-- Opening Marker --
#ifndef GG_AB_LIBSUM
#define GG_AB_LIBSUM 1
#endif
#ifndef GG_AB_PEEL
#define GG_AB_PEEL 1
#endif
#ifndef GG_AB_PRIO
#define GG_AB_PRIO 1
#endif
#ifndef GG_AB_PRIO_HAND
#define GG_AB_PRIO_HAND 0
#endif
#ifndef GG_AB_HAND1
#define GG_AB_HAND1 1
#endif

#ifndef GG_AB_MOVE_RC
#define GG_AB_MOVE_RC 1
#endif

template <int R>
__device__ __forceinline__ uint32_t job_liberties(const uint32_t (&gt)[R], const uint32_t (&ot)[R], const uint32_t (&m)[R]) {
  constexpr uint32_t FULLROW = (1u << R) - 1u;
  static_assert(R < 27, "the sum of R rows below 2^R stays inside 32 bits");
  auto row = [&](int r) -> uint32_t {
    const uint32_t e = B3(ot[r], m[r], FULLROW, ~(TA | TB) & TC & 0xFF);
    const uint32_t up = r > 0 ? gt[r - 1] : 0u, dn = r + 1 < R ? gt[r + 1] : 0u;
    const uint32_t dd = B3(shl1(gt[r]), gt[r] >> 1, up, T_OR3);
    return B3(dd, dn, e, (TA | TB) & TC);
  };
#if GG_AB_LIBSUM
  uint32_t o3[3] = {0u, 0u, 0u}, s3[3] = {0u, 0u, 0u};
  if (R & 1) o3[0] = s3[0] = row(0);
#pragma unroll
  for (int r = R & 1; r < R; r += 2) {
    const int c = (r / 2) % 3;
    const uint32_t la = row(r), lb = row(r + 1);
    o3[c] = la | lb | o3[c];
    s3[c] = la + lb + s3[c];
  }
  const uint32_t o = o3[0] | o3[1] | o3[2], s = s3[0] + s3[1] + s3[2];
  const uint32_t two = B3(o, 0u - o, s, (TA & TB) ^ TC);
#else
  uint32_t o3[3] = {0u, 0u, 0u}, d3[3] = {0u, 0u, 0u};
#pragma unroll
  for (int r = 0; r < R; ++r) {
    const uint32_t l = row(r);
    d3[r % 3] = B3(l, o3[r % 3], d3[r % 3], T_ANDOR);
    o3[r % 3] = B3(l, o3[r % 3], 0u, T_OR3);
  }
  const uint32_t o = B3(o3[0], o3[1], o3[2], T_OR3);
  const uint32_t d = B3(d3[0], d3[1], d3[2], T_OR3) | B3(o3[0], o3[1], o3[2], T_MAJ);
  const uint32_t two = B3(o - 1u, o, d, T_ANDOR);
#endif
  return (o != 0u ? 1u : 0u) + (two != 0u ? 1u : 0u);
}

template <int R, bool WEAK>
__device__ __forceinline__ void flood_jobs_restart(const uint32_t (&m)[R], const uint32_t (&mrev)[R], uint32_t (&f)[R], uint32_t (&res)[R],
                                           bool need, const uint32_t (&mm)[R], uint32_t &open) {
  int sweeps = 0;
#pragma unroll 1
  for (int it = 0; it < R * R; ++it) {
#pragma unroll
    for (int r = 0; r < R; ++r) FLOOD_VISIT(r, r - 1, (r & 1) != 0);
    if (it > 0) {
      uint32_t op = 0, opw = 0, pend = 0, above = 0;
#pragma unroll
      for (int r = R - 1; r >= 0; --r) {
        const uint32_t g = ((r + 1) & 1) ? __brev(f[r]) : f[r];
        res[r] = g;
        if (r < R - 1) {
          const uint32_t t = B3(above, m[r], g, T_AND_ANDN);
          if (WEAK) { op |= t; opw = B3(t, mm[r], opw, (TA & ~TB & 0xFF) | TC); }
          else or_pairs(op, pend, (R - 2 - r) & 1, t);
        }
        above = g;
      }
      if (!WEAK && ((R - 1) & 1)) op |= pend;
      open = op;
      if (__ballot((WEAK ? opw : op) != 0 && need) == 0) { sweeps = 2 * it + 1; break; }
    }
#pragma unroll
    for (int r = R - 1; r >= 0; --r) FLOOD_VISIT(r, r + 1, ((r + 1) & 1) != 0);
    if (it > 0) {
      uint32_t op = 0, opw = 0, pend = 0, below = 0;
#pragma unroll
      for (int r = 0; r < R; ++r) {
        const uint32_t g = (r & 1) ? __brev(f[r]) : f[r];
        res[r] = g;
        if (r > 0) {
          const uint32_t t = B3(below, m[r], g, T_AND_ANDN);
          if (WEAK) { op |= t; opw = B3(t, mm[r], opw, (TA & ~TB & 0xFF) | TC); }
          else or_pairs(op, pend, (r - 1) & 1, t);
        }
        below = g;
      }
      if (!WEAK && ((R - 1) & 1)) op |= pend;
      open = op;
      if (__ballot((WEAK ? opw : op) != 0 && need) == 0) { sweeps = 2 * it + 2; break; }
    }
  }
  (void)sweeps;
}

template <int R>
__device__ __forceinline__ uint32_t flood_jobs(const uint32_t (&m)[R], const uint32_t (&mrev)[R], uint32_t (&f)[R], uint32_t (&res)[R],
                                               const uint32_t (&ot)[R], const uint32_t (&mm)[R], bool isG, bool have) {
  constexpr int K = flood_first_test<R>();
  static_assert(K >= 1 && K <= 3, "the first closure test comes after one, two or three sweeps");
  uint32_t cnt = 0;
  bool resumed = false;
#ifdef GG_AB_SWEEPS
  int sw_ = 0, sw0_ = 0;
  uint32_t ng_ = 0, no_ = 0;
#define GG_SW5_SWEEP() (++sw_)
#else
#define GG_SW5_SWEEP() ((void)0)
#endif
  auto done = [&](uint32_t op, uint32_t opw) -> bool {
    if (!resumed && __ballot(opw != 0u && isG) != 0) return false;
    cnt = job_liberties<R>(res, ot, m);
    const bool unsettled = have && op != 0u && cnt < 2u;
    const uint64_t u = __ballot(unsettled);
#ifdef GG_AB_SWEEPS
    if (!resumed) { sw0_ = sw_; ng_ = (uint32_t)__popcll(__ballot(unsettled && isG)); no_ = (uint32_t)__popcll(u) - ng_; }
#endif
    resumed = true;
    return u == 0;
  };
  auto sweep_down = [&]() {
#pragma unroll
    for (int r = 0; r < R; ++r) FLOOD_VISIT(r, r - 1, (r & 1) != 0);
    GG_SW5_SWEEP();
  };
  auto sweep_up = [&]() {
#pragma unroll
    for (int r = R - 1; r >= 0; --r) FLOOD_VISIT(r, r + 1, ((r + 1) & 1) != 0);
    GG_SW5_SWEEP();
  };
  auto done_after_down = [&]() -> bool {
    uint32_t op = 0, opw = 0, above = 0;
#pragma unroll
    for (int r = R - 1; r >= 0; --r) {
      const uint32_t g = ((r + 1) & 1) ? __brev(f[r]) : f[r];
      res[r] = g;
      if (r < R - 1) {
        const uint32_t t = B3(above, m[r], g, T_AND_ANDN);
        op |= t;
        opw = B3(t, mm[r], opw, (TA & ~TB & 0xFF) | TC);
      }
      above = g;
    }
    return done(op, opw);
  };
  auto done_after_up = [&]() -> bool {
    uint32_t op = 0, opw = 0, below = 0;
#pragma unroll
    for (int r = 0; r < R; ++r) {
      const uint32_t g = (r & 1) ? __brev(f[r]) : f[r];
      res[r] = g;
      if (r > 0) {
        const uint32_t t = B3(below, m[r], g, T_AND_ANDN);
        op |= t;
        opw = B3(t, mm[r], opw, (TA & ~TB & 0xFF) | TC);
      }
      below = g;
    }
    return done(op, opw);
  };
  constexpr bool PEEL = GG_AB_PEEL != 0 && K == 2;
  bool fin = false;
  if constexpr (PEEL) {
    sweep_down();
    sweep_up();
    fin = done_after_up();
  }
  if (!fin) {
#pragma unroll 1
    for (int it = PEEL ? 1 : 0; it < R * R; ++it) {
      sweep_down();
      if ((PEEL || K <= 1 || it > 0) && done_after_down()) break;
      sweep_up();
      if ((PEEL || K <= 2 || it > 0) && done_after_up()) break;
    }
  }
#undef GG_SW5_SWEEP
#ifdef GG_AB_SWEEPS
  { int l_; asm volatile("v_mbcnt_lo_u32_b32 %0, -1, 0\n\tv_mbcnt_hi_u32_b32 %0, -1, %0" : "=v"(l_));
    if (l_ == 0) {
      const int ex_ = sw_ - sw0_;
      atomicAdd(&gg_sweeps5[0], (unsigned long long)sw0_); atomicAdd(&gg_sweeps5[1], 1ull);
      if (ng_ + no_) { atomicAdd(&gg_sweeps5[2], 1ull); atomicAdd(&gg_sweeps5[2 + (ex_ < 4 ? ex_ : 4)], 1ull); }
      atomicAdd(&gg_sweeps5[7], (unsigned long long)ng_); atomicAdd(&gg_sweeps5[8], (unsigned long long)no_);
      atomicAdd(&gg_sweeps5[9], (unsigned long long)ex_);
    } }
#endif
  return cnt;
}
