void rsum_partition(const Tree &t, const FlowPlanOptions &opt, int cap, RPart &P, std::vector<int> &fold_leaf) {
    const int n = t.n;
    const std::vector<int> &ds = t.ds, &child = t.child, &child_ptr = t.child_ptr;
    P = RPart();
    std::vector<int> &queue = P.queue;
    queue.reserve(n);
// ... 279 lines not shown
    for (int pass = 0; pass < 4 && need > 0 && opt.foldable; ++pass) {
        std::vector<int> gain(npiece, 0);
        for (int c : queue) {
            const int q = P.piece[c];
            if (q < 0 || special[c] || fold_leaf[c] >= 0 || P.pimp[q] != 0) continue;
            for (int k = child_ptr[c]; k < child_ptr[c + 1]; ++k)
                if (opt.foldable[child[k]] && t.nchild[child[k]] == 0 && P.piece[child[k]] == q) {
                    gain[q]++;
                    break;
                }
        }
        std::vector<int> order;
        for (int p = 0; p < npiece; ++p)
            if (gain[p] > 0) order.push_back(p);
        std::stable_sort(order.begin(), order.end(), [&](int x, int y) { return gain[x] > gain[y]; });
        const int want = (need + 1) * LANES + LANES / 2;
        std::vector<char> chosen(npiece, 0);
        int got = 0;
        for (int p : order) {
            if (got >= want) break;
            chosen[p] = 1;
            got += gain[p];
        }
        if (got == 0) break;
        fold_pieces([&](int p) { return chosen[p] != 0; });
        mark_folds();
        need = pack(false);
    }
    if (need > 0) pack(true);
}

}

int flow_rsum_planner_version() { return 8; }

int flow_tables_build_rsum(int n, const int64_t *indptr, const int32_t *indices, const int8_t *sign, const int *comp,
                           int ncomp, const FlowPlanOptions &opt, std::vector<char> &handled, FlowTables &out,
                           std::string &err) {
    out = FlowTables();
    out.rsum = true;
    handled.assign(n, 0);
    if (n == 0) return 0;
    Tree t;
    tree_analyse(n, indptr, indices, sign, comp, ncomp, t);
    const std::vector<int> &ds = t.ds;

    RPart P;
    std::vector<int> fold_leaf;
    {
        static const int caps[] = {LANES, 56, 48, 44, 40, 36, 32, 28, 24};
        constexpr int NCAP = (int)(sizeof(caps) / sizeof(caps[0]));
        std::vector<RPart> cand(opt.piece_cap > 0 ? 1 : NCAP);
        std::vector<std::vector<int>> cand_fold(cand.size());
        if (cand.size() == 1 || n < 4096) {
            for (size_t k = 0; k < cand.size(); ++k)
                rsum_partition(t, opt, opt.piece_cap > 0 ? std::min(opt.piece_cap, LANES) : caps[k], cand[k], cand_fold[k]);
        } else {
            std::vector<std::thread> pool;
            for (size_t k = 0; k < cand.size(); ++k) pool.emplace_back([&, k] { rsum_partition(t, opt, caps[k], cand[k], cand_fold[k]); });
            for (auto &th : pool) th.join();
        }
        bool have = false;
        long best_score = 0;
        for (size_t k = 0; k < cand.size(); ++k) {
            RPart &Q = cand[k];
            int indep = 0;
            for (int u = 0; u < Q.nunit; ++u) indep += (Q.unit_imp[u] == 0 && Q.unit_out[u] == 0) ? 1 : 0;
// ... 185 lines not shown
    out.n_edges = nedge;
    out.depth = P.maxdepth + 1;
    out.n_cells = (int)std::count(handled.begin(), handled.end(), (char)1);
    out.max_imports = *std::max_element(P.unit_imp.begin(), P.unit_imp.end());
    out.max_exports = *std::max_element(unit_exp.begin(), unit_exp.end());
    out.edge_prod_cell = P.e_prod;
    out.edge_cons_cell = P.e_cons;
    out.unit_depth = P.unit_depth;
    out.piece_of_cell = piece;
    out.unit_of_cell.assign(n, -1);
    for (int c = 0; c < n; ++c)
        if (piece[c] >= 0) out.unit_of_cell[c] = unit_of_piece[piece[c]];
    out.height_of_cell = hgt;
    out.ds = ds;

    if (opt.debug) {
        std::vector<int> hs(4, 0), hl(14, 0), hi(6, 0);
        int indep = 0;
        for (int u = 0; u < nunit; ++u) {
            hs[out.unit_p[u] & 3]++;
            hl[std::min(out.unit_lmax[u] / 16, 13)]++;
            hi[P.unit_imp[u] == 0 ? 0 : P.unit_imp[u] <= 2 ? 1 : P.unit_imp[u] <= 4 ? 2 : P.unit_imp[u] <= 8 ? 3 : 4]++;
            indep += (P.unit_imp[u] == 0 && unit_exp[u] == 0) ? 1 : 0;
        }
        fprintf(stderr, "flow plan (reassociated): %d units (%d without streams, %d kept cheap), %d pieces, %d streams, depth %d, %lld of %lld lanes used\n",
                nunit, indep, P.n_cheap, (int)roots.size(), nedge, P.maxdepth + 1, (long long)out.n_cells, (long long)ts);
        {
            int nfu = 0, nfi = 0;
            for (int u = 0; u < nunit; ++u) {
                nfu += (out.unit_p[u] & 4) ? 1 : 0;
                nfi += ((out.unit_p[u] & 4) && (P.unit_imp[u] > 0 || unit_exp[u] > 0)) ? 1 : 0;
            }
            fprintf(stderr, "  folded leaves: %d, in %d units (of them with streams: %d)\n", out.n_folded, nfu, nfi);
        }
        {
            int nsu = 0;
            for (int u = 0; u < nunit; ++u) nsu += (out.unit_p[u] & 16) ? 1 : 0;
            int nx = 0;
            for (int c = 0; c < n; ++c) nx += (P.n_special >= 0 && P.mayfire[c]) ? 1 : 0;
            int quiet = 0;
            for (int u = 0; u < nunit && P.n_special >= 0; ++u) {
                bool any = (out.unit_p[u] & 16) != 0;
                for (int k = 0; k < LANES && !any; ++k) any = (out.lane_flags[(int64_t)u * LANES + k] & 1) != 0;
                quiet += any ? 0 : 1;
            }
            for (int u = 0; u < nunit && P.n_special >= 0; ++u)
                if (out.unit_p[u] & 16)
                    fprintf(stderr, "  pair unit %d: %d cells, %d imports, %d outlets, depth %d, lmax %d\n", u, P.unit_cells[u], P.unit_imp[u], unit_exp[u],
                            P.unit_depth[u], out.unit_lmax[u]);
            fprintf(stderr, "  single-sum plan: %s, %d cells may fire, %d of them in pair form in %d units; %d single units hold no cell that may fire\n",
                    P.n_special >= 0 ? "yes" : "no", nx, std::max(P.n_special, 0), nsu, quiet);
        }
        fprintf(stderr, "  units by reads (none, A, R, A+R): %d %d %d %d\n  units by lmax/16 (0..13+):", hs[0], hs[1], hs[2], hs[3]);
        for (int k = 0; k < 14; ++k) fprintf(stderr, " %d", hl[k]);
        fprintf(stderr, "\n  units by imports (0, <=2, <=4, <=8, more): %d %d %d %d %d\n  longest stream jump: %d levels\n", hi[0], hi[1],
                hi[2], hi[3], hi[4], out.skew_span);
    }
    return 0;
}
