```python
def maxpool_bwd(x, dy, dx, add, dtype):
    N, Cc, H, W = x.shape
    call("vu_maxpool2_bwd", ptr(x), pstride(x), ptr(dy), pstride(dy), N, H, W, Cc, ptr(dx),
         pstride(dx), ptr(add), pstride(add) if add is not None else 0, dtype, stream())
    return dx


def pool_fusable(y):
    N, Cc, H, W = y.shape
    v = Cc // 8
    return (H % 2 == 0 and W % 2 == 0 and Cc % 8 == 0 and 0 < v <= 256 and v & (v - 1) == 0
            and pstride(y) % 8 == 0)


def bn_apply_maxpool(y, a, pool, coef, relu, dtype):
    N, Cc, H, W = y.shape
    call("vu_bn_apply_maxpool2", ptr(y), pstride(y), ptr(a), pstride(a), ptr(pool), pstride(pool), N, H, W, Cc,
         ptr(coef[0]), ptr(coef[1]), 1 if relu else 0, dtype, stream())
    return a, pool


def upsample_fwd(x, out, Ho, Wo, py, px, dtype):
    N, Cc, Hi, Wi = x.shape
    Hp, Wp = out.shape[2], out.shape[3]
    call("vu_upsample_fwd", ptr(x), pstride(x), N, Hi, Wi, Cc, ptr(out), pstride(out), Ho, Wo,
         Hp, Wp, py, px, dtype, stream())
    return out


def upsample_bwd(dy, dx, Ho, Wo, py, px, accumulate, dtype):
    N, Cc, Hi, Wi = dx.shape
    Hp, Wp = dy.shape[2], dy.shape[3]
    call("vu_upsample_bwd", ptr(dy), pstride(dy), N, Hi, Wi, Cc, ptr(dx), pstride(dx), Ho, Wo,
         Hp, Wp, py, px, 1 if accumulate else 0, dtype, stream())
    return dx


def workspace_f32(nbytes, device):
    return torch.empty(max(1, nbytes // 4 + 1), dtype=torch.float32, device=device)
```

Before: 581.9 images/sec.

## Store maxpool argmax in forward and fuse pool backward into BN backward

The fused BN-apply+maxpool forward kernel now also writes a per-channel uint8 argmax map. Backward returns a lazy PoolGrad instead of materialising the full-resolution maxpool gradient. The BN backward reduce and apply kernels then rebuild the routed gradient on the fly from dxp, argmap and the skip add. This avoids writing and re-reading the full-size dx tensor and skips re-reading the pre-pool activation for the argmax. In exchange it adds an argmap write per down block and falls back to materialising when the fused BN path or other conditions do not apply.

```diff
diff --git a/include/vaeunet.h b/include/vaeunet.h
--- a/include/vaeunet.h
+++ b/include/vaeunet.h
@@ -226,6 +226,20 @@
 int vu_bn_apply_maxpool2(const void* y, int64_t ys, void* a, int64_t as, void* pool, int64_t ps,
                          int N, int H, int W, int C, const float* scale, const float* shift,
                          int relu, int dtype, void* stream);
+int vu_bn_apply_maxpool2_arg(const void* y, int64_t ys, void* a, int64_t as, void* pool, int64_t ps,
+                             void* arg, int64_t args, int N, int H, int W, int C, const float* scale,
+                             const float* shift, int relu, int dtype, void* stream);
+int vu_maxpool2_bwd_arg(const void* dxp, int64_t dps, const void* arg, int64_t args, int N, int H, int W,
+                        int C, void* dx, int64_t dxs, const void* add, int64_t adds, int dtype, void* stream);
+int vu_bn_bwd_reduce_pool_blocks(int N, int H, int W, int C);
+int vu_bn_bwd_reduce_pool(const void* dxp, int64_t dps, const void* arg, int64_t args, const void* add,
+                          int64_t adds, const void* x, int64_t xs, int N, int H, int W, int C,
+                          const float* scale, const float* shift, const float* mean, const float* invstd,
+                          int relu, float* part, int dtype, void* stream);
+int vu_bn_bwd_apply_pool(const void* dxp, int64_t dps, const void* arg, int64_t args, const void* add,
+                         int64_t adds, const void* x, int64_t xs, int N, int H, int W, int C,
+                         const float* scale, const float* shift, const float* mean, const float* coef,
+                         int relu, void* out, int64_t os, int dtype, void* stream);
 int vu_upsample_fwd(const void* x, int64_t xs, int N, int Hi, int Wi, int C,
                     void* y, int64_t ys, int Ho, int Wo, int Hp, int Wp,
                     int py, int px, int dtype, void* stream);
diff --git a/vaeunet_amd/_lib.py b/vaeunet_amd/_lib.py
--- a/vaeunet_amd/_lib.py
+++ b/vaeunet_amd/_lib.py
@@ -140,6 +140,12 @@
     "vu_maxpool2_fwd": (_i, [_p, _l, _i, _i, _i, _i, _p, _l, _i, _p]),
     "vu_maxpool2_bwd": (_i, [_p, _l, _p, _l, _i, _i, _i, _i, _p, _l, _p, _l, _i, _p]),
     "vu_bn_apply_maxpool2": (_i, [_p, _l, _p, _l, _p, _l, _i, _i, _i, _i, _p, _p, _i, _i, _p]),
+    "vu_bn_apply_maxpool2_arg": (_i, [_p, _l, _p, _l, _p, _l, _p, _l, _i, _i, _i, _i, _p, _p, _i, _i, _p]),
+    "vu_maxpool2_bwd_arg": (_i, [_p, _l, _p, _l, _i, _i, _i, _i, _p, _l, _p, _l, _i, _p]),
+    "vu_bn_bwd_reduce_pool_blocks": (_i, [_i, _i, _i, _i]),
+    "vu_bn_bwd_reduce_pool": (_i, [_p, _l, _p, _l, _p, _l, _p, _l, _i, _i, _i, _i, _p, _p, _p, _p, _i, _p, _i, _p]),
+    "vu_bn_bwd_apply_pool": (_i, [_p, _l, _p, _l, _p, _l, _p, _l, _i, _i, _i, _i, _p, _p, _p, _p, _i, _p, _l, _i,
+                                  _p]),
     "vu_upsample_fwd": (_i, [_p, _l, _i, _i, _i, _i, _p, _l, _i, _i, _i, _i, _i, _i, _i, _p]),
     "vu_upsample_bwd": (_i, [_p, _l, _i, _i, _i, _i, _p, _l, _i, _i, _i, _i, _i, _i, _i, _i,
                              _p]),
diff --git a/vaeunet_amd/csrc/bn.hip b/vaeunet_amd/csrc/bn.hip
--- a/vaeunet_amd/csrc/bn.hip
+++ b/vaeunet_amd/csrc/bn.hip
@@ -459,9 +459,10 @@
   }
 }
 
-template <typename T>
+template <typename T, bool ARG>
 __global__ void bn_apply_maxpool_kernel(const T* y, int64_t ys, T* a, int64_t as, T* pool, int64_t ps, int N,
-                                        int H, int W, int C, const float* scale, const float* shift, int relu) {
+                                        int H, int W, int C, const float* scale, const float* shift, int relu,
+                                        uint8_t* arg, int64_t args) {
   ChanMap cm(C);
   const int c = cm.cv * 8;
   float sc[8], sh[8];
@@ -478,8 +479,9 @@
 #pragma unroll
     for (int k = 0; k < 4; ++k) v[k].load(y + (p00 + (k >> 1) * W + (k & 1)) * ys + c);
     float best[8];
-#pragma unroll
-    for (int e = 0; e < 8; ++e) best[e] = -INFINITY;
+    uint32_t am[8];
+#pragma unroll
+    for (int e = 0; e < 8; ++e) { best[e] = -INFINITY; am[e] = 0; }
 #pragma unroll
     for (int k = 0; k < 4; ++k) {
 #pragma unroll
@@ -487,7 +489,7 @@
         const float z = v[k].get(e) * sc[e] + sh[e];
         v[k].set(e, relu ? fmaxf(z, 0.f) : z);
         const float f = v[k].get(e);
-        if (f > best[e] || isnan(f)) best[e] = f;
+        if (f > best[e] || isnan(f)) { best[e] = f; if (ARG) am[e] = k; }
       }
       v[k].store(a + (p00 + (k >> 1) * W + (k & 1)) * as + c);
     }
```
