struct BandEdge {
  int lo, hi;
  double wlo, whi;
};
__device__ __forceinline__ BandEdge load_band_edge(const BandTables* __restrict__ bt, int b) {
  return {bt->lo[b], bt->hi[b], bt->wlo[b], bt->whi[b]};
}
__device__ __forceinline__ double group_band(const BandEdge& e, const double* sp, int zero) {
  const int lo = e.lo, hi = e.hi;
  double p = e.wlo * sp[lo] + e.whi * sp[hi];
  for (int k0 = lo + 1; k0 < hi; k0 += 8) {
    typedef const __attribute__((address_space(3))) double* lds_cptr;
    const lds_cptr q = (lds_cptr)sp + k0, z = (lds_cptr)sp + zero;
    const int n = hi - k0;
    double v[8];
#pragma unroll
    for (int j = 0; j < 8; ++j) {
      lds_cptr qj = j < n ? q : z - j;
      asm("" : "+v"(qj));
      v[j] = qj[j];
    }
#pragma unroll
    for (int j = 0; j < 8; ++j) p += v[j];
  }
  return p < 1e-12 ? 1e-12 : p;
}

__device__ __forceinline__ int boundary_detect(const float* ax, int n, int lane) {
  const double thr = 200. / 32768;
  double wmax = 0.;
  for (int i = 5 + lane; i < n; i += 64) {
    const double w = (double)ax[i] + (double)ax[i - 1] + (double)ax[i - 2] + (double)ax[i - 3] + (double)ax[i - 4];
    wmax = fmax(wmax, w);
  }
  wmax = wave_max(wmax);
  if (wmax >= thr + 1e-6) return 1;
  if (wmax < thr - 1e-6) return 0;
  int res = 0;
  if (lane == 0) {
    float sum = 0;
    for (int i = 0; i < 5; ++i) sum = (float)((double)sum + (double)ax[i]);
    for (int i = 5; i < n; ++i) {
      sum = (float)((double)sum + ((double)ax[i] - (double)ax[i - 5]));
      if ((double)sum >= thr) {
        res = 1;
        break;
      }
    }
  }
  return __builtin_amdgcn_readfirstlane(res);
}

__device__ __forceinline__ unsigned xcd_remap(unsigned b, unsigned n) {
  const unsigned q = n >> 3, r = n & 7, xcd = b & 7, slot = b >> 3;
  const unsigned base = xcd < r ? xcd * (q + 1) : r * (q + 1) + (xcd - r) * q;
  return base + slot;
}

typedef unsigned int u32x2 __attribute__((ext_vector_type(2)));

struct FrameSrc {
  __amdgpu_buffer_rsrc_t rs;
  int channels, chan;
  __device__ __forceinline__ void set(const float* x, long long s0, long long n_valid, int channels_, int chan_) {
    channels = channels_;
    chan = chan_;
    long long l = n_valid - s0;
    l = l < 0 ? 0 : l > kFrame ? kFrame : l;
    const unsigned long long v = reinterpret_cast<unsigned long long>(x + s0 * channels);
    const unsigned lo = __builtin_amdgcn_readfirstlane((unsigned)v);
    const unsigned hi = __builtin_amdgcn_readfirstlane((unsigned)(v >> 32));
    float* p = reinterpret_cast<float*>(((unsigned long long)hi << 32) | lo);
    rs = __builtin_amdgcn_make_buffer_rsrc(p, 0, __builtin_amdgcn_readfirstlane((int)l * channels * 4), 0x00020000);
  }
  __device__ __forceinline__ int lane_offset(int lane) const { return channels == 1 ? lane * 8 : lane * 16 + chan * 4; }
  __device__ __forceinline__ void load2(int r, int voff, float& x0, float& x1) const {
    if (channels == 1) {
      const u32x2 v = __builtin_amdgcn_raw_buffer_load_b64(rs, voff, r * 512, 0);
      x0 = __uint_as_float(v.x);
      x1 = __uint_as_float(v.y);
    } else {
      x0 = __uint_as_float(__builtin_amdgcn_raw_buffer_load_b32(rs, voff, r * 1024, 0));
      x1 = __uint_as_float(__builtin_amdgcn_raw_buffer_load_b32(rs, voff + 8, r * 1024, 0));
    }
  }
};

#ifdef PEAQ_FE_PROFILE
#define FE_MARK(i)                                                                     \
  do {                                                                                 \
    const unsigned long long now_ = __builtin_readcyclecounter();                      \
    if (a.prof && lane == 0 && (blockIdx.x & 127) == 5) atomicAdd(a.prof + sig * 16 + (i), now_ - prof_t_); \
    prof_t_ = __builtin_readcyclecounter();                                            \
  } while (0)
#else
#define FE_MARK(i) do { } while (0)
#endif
-- Closing Marker --
Directions: Your output is to be the lines of the listing, exact and complete, starting at the first and ending with the line that contains "#if GG_AB_LIBSUM".

Expected answer:
#ifndef GG_AB_LIBSUM
#define GG_AB_LIBSUM 1
#endif
#ifndef GG_AB_PEEL
#define GG_AB_PEEL 1
#endif
#ifndef GG_AB_PRIO
#define GG_AB_PRIO 1
#endif
#ifndef GG_AB_PRIO_HAND
#define GG_AB_PRIO_HAND 0
#endif
#ifndef GG_AB_HAND1
#define GG_AB_HAND1 1
#endif

#ifndef GG_AB_MOVE_RC
#define GG_AB_MOVE_RC 1
#endif

template <int R>
__device__ __forceinline__ uint32_t job_liberties(const uint32_t (&gt)[R], const uint32_t (&ot)[R], const uint32_t (&m)[R]) {
  constexpr uint32_t FULLROW = (1u << R) - 1u;
  static_assert(R < 27, "the sum of R rows below 2^R stays inside 32 bits");
  auto row = [&](int r) -> uint32_t {
    const uint32_t e = B3(ot[r], m[r], FULLROW, ~(TA | TB) & TC & 0xFF);
    const uint32_t up = r > 0 ? gt[r - 1] : 0u, dn = r + 1 < R ? gt[r + 1] : 0u;
    const uint32_t dd = B3(shl1(gt[r]), gt[r] >> 1, up, T_OR3);
    return B3(dd, dn, e, (TA | TB) & TC);
  };
#if GG_AB_LIBSUM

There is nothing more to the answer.